Thursday, December 20, 2007
The Frog and the Butterfly
Well we got da usual Christmas activities down at da Westside Senior Citizen Center. So I went down to a talk by Jean Gingerello. She was a motivational speaker and her topic was "How ta cope wid da Hollyday Stress" I was a very interesting talk with a lot of practical suggestions about staying motivated and uplifted, but der was a particular moment in da program dat lifted me up.
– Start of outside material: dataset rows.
+        GAP32();
+        dq[0] = MFMA32(tr_get(kt[blk][1], 0), ds1, dq[0]);
+        dq[1] = MFMA32(tr_get(kt[blk][1], 1), ds1, dq[1]);
+        GAP32();
         TR32();
       }
     }
@@ -493,6 +527,13 @@
       vf[kk] = ld8(vp + 16 * kk);
     }
   }
+#pragma unroll
+  for (int kk = 0; kk < 4; ++kk) {
+    union { bf16x8 v; uint4 u; } n;
+    n.v = vf[kk];
+    n.u.x ^= 0x80008000u; n.u.y ^= 0x80008000u; n.u.z ^= 0x80008000u; n.u.w ^= 0x80008000u;
+    vf[kk] = n.v;
+  }
   const FragOff fo = frag_offsets(lane);
   f32x16 dk[2], dv[2];
 #pragma unroll
@@ -508,18 +549,23 @@
     const int t = it * KS + grp;
     const char* Qs = ring + (it & 1) * (2 * TILE + 512);
     const char* Gs = Qs + TILE;
-    const float* Ls = (const float*)(Gs + TILE);
-    const float* Ds = Ls + 64;
     char* nb = ring + ((it + 1) & 1) * (2 * TILE + 512);
     const bool more = t + KS < ntile;
-#if SDLT_A32_DMA_SPLIT == 0
-    if (more) stage(t + KS, nb);
-#endif
     TR32();
     if (t < ntile) {
       const uint32_t qa = lds_addr(Qs), ga = lds_addr(Gs);
+      const uint32_t la = lds_addr(Gs + TILE) + 32 * hl, da = la + 256;
       bf16x8 qr[2][4], gr[2][4];
       TrFrag gt[2][2], qt[2][2];
+      f32x4 lv[2][4], dd[2][4];
+#define LD_ISSUE(BLK_)                                                                  \
+  do {                                                                                  \
+    lv[BLK_][0] = lds_f4<(BLK_) * 128>(la);      lv[BLK_][1] = lds_f4<(BLK_) * 128 + 16>(la); \
+    lv[BLK_][2] = lds_f4<(BLK_) * 128 + 64>(la); lv[BLK_][3] = lds_f4<(BLK_) * 128 + 80>(la); \
+    dd[BLK_][0] = lds_f4<(BLK_) * 128>(da);      dd[BLK_][1] = lds_f4<(BLK_) * 128 + 16>(da); \
+    dd[BLK_][2] = lds_f4<(BLK_) * 128 + 64>(da); dd[BLK_][3] = lds_f4<(BLK_) * 128 + 80>(da); \
+  } while (0)
+      LD_ISSUE(0);
       rows_issue<0>(qr[0], qa, fo.row);
       rows_issue<0>(gr[0], ga, fo.row);
       tr_issue<0>(gt[0][0], ga, fo.t1, fo.t2);
@@ -527,78 +573,81 @@
 #pragma unroll
       for (int blk = 0; blk < 2; ++blk) {
         f32x16 s, dp;
-#pragma unroll
-        for (int r = 0; r < 16; ++r) { s[r] = 0.f; dp[r] = 0.f; }
+        float lq[16];
         wait_lgkm<8>();
         rows_pin(qr[blk]);
         rows_pin(gr[blk]);
 #pragma unroll
+        for (int j = 0; j < 4; ++j) { pin(lv[blk][j]); pin(dd[blk][j]); }
+#pragma unroll
+        for (int r = 0; r < 16; ++r) { s[r] = 0.f; dp[r] = dd[blk][r >> 2][r & 3]; }
+        GAP32();
+#pragma unroll
         for (int kk = 0; kk < 4; ++kk) {
           s = MFMA32(qr[blk][kk], kf[kk], s);
+#pragma unroll
+          for (int r = 4 * kk; r < 4 * kk + 4; ++r) lq[r] = lv[blk][kk][r & 3] * LOG2E;
+          gt[blk][1].v[kk] = blk == 0 ? lds_tr<2048>(ga + ((kk & 1) ? fo.t2[kk >> 1] : fo.t1[kk >> 1])) : lds_tr<3 * 2048>(ga + ((kk & 1) ? fo.t2[kk >> 1] : fo.t1[kk >> 1]));
+          GAP32();
+        }
+#pragma unroll
+        for (int kk = 0; kk < 4; ++kk) {
           dp = MFMA32(gr[blk][kk], vf[kk], dp);
-        }
-        if (blk == 0) {
-          tr_issue<1>(gt[0][1], ga, fo.t1, fo.t2);
-          tr_issue<1>(qt[0][1], qa, fo.t1, fo.t2);
-        } else {
-          tr_issue<3>(gt[1][1], ga, fo.t1, fo.t2);
-          tr_issue<3>(qt[1][1], qa, fo.t1, fo.t2);
-        }
-#if SDLT_A32_DMA_SPLIT
-        if (more) {
-          if (blk == 0) stage_q(t + KS, nb);
-          else stage_g(t + KS, nb);
-        }
-#endif
-        __builtin_amdgcn_sched_barrier(0);
+#pragma unroll
+          for (int r = 4 * kk; r < 4 * kk + 4; ++r) s[r] = __builtin_amdgcn_exp2f(__builtin_fmaf(s[r], sl2, -lq[r]));
+          qt[blk][1].v[kk] = blk == 0 ? lds_tr<2048>(qa + ((kk & 1) ? fo.t2[kk >> 1] : fo.t1[kk >> 1])) : lds_tr<3 * 2048>(qa + ((kk & 1) ? fo.t2[kk >> 1] : fo.t1[kk >> 1]));
+          if (more) {
+            if (blk == 0) tile_dma1(Qb + (int64_t)(t + KS) * 64 * p.ldq, p.ldq, nb, w2, lane, kk);
+            else tile_dma1(Gb + (int64_t)(t + KS) * 64 * p.lddo, p.lddo, nb + TILE, w2, lane, kk);
+          }
+          GAP32();
+        }
+        if (more && blk == 1 && lane < 16) glds16((w2 ? Db : Lb) + (t + KS) * 64 + lane * 4, nb + 2 * TILE + w2 * 256);
         TR32();
 #pragma unroll
-        for (int c2 = 0; c2 < 2; ++c2) {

She was talking about a female iceskater who used practical objects as motivation cymbals. She said, or I taught she said, she wore a little picture of a frog on one boob to motivate her ta leap high like a frog and a butterfly on da udder boob to motivate her ta land like a butterfly. I raised my hand ta ask da oblvious question on which boob was da frog da left or da right? Laughter broke out and den she said that she had said boot, not boob. I said maybe you shouldda said skates. Boy I gotta get my hearing checked.
I am a Jesuit priest and a member of the Theology Department at the University of Scranton. The proprietor and contributors to this blog do not speak for the Society of Jesus or for the Catholic Church.